The (your) alternative explanation is that there is indeed at some point a phase transition at a certain intelligence level, which leads to big gains just from small tweaks in hyperparameters. Perhaps because of something like the “grokking cascade” you mentioned. That would mean Einstein wasn’t so good at physics because he happened to be, unlike most humans, “optimized for abstract reasoning”, but because he reached an intelligence level where some grokking cascade, or something like that, occurs naturally. Then indeed a similar thing could easily happen for AI at some point.
I’m not sure which explanation is better.
Some evidence in favor of your explanation (being at least a correct partial explanation):
von Neuman apparently envied Einstein’s physics intuitions, while Einstein lacked von Neuman’s math skills. This seems to suggest that they were “tuned” in slightly different directions.
Neither of the two seem superhumanly accomplished in other areas (that a smart person/agent might have goals for), such as making money, moral/philosophical progress, changing culture/politics in their preferred direction.
(An alternative explanation for 2 is that they could have been superhuman in other areas but their terminal goals did not chain through instrumental goals in those areas, which in turn raises the question of what those terminal goals must have been for this explanation to be true and what that says about human values.)
I note that under your explanation, someone could surprise the world by tuning a not-particularly-advanced AI for a task nobody previously thought to tune AI for, or by inventing a better tuning method (either general or specialized), thus achieving a large capability jump in one or more domains. Not sure how worrisome this is though.
As it turns out, von Neumann was good at lots of things.
https://qualiacomputing.com/2018/06/21/john-von-neumann/
Von Neumann himself was perpetually interested in many fields unrelated to science. Several years ago his wife gave him a 21-volume Cambridge History set, and she is sure he memorized every name and fact in the books. “He is a major expert on all the royal family trees in Europe,” a friend said once. “He can tell you who fell in love with whom, and why, what obscure cousin this or that czar married, how many illegitimate children he had and so on.” One night during the Princeton days a world-famous expert on Byzantine history came to the Von Neumann house for a party. “Johnny and the professor got into a corner and began discussing some obscure facet,” recalls a friend who was there. “Then an argument arose over a date. Johnny insisted it was this, the professor that. So Johnny said, ‘Let’s get the book.’ They looked it up and Johnny was right. A few weeks later the professor was invited to the Von Neumann house again. He called Mrs. von Neumann and said jokingly, ‘I’ll come if Johnny promises not to discuss Byzantine history. Everybody thinks I am the world’s greatest expert in it and I want them to keep on thinking that.’”
____
According to the same article, he was not such a great driver.

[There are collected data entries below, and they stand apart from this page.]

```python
def auto_hub_threshold(nnz_range, heavy_threshold):
    hub = int(nnz_range) // HUB_SHARE
# ... 47 lines not shown
            csr._plans[key] = int(((rp[1:] - rp[:-1]) > ts).sum().item())
        above = csr._plans[key]
    return max(0, above - pl.n_heavy), int(ts)

SLOT_FIXED, SLOT_X0, SLOT_OUT = 0, 1, 2
SPMM_X_PADDED = 1
SPMM_Y_PADDED = 2
SPMM_NO_HUB = 4
SPMM_HUB_ONLY = 8
SPMM_ACCUMULATE = 16
SPMM_HUB_SERIAL = 32
SPMM_LIGHT_ORDER = 64
SPMM_X_UNDER_4G = 128


def x_flags(X):
    n, ld = X.shape[0], X.stride(0)
    return SPMM_X_UNDER_4G if n < (1 << 24) and n * ld * 4 < (1 << 32) else 0
LIGHT_ORDER = os.environ.get("SGC_AMD_LIGHT_ORDER", "1") != "0"
HUB_SERIAL_MAX_DEGREE = 3072

STATUS_ROWS_SORTED = 1
STATUS_COLS_ASCENDING = 2
STATUS_OUT_OF_RANGE = 4

_GROUPS_ENV = os.environ.get("SGC_AMD_COLUMN_GROUPS")
COLUMN_GROUPS = int(_GROUPS_ENV) if _GROUPS_ENV else None
GROUPS_MIN_NNZ = 1 << 22
GROUPS_MIN_WIDTH = 128
GROUPS_WIDE_NNZ = 1 << 26
_WHOLE_ENV = os.environ.get("SGC_AMD_GROUP_WHOLE_ROWS")
GROUP_WHOLE_ROWS = int(_WHOLE_ENV) if _WHOLE_ENV else None
GROUP_WHOLE_ROWS_RULE = 32


def group_whole_rows_for(csr, G):
    if G <= 1:
        return 0
    if GROUP_WHOLE_ROWS is not None:
        return max(0, int(GROUP_WHOLE_ROWS))
    return GROUP_WHOLE_ROWS_RULE


def column_groups_for(csr, width):
    if csr.device.type != "cuda" or not csr.cols_ascending or csr.nnz == 0:
        return 1
    if COLUMN_GROUPS is not None:
        return max(1, min(8, int(COLUMN_GROUPS), max(1, csr.n_cols)))
    if width < GROUPS_MIN_WIDTH or csr.nnz < GROUPS_MIN_NNZ:
        return 1
    if csr.nnz >= GROUPS_WIDE_NNZ:
        return 4
    if 128 < width <= 256:
        return 1
    return 2


def _host_cols_ascending(row_ptr, col_idx):
    if isinstance(row_ptr, torch.Tensor):
        if row_ptr.device.type != "cpu" or col_idx.device.type != "cpu":
            return False
        row_ptr, col_idx = row_ptr.numpy(), col_idx.numpy()
    rp = np.asarray(row_ptr, dtype=np.int64)
    ci = np.asarray(col_idx)
    if ci.size < 2:
        return True
    bad = np.diff(ci.astype(np.int64)) <= 0
    starts = rp[1:-1]
    starts = starts[(starts > 0) & (starts < ci.size)]
    bad[starts - 1] = False
    return not bool(bad.any())


def _require_device(t, what):
    if not isinstance(t, torch.Tensor):
        raise TypeError(f"sgc_amd: {what} must be a torch.Tensor")
    if t.device.type != "cuda":
        raise RuntimeError(
            f"sgc_amd: {what} is on {t.device}; the propagation engine runs only on a "
            "ROCm (gfx950) device -- move tensors with .cuda() (no CPU fallback)")


def cpu_threads():
    return max(1, torch.get_num_threads())


@dataclass
class DeviceCSR:
    n_rows: int
    n_cols: int
    row_ptr: torch.Tensor
    col_idx: torch.Tensor
    val: torch.Tensor
    status: int = 0
    ingest_seconds: float = 0.0
    _plans: dict = field(default_factory=dict)

    @property
    def nnz(self):
        return self.col_idx.numel()

    @property
    def device(self):
        return self.row_ptr.device

    @property
    def cols_ascending(self):
        return bool(self.status & STATUS_COLS_ASCENDING)

    def group_cuts(self, G):
        return [(g * self.n_cols) // G for g in range(G + 1)]

    def column_groups(self, G, whole_rows=0):
        if not self.cols_ascending:
            raise ValueError("sgc_amd: column groups need rows with ascending columns")
        whole_rows = int(whole_rows)
        if whole_rows < 0:
            raise ValueError("sgc_amd: whole_rows must be >= 0")
        whole_rows = min(whole_rows, 2 ** 31 - 1)
        key = ("groups", int(G), whole_rows)
        if key not in self._plans:
            import ctypes
            lib = _lib.load()
            n, nnz, dev = self.n_rows, self.nnz, self.device
            cuts = (ctypes.c_int32 * (G + 1))(*self.group_cuts(G))
            row_ptrs = torch.empty((G, n + 1), dtype=torch.int32, device=dev)
            col = torch.empty(max(1, nnz), dtype=torch.int32, device=dev)
            val = torch.empty(max(1, nnz), dtype=torch.float32, device=dev)
            ws_bytes = lib.sgc_colsplit_workspace(n, G)
            ws = torch.empty(max(1, ws_bytes), dtype=torch.uint8, device=dev)
            with torch.cuda.device(dev):
                _lib.check(lib.sgc_csr_colsplit_ex(_lib.ptr(self.row_ptr), _lib.ptr(self.col_idx),
                                                   _lib.ptr(self.val), n, self.n_cols, G,
                                                   ctypes.cast(cuts, ctypes.c_void_p), whole_rows,
                                                   _lib.ptr(row_ptrs), _lib.ptr(col),
                                                   _lib.ptr(val), _lib.ptr(ws), ws_bytes,
                                                   _lib.stream_handle(dev)), "csr_colsplit")
            del ws
            self._plans[key] = [DeviceCSR(n, self.n_cols, row_ptrs[g], col[:nnz], val[:nnz],
                                          self.status) for g in range(G)]
        return self._plans[key]

    def release_prepared(self):
        for key in [k for k in self._plans if isinstance(k, tuple) and k[:1] == ("list",)]:
            del self._plans[key]

    def drop_groups(self):
        self.release_prepared()
        for key in [k for k in self._plans if isinstance(k, tuple) and k[:1] == ("groups",)]:
            for part in self._plans.pop(key):
                part._plans.clear()

    def groups_or_self(self, G):
        if G <= 1:
            return [self]
        try:
            return self.column_groups(G, group_whole_rows_for(self, G))
        except torch.cuda.OutOfMemoryError:
            return [self]

    @classmethod
    def from_host_arrays(cls, row_ptr, col_idx, val, n_cols=None, device="cuda"):
        status = STATUS_COLS_ASCENDING if _host_cols_ascending(row_ptr, col_idx) else 0
        rp = torch.as_tensor(row_ptr).to(device=device, dtype=torch.int32)
        ci = torch.as_tensor(col_idx).to(device=device, dtype=torch.int32)
        va = torch.as_tensor(val).to(device=device, dtype=torch.float32)
        n = rp.numel() - 1
        return cls(n, n if n_cols is None else n_cols, rp.contiguous(), ci.contiguous(),
                   va.contiguous(), status)

    @classmethod
    def from_torch(cls, adj):
        import time
        if isinstance(adj, torch.Tensor) and adj.device.type == "cpu":
            return cls._from_torch_cpu(adj)
        _require_device(adj, "adj")
        if adj.dtype != torch.float32:
            raise TypeError(f"sgc_amd: adj must be float32, got {adj.dtype}")
        if adj.dim() != 2:
            raise ValueError("sgc_amd: adj must be 2-D")
        lib = _lib.load()
        n_rows, n_cols = adj.shape
        dev = adj.device
        t0 = time.perf_counter()
        with torch.cuda.device(dev):
            stream = _lib.stream_handle(dev)
            status = _lib._u32(0)
            if adj.layout == torch.sparse_coo:
                idx = adj._indices().contiguous()
                vals = adj._values().contiguous()
# ... 431 lines not shown
    n, F = X.shape
    if is_x16(X):
        if native_loop:
            require_f32_features(X, "propagate(native_loop=True)")
        if K <= 0:
            return X
        return _propagate_x16(csr, X, K, out, use_plan, threshold, hub_threshold, hop_hook,
                              out_dtype)
    if out_dtype not in (None, torch.float32):
        raise TypeError(f"sgc_amd: float32 features give float32 output, not {out_dtype}")
    if out is None:
        out = torch.empty((n, F), dtype=torch.float32, device=X.device)
    if n == 0 or F == 0 or K <= 0:
        if K <= 0:
            out.copy_(X)
        return out
    lib = _lib.load()
    if X.device.type == "cpu":
        ws_bytes = lib.sgc_propagate_cpu_workspace(n, F, int(K))
        ws = torch.empty(max(1, ws_bytes), dtype=torch.uint8)
        _lib.check(lib.sgc_propagate_f32_cpu(_lib.ptr(csr.row_ptr), _lib.ptr(csr.col_idx),
                                             _lib.ptr(csr.val), n, _lib.ptr(X), X.stride(0),
                                             _lib.ptr(out), out.stride(0), F, int(K), _lib.ptr(ws),
                                             ws_bytes, cpu_threads()), "propagate_f32_cpu")
        return out
    stream = torch.cuda.current_stream(X.device).cuda_stream
    G_rule = column_groups_for(csr, F) if use_plan else 1
    wide_knob, wide_ts = short_wide_state()
    key = None
    if (not native_loop and hop_hook is None and prepare and X.data_ptr() != out.data_ptr()
            and not torch.cuda.is_current_stream_capturing()):
        key = ("list", X.stride(0), F, int(K), out.stride(0), X.data_ptr() % 128 == 0,
               threshold, hub_threshold, bool(use_plan), G_rule,
               group_whole_rows_for(csr, G_rule), stream, PAD_X0, wide_knob, wide_ts)
        prep = csr._plans.get(key)
        if prep is not None:
            rc = lib.sgc_launch_list_run(prep[1].handle, X.data_ptr(), out.data_ptr(), stream)
            if rc:
                _lib.check(rc, "propagate (launch list)")
            return out
    groups = csr.groups_or_self(G_rule)
    G = len(groups)
    if G > 1:
        pl = None
        parts = [(c, c.plan(0, n, threshold, hub_threshold, F)) for c in groups]
    else:
        pl = csr.plan(0, n, threshold, hub_threshold, F) if use_plan else NO_PLAN
        parts = [(csr, pl)]
    parts = [(c, cp, cp.hub_flags() | (SPMM_ACCUMULATE if g else 0))
             for g, (c, cp) in enumerate(parts)]
    wide = [wide_args(c, cp, 0, n, wide_ts) for c, cp, _ in parts]
    ldw = aligned_ld(F)
    with torch.cuda.device(X.device):
        if native_loop:
            import ctypes
            Gn = len(parts)
            ws_bytes = lib.sgc_propagate_workspace(n, F, X.stride(0), K)
            ws = torch.empty(max(1, ws_bytes), dtype=torch.uint8, device=X.device)
            planned = use_plan and all(cp.rows is not None for _, cp, _ in parts)
            plans = (ctypes.c_void_p * Gn)(*[cp.rows.data_ptr() if planned else None
                                             for _, cp, _ in parts])
            n_heavy = (ctypes.c_int64 * Gn)(*[cp.n_heavy for _, cp, _ in parts])
            n_hub = (ctypes.c_int64 * Gn)(*[cp.n_hub for _, cp, _ in parts])
            ths = (ctypes.c_int32 * Gn)(*[cp.threshold for _, cp, _ in parts])
            pflags = (ctypes.c_uint32 * Gn)(*[cp.hub_flags() for _, cp, _ in parts])
            nonempty = (ctypes.c_int64 * Gn)(*[cp.n_nonempty for _, cp, _ in parts])
            not_wide = (ctypes.c_int64 * Gn)(*[w[0] for w in wide])
# ... 335 lines not shown
```

Before: 6.683 billion edges/s.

Now, comparing him to another famous figure of his age, Menachem Mendel Schneerson. Schneerson was legendary for his ability to recall obscure sections of Torah verbatim, and his insightful reasoning (I am speaking lightly here, his impact was incredible). Using the hypothetical that von Neumann and Schneerson had a similar gift (their ability with the written word as a reflection of their general ability), depending on your worldview, Schneerson’s talents were not properly put to use in the service of science, or von Neumann’s talents were wasted in not becoming a gaon.
Perhaps, if von Neumann had engaged in Torah instead of science, we could have been spared nuclear weapons and maybe even AI for some time. Sure, maybe someone else would have done what he did...but who?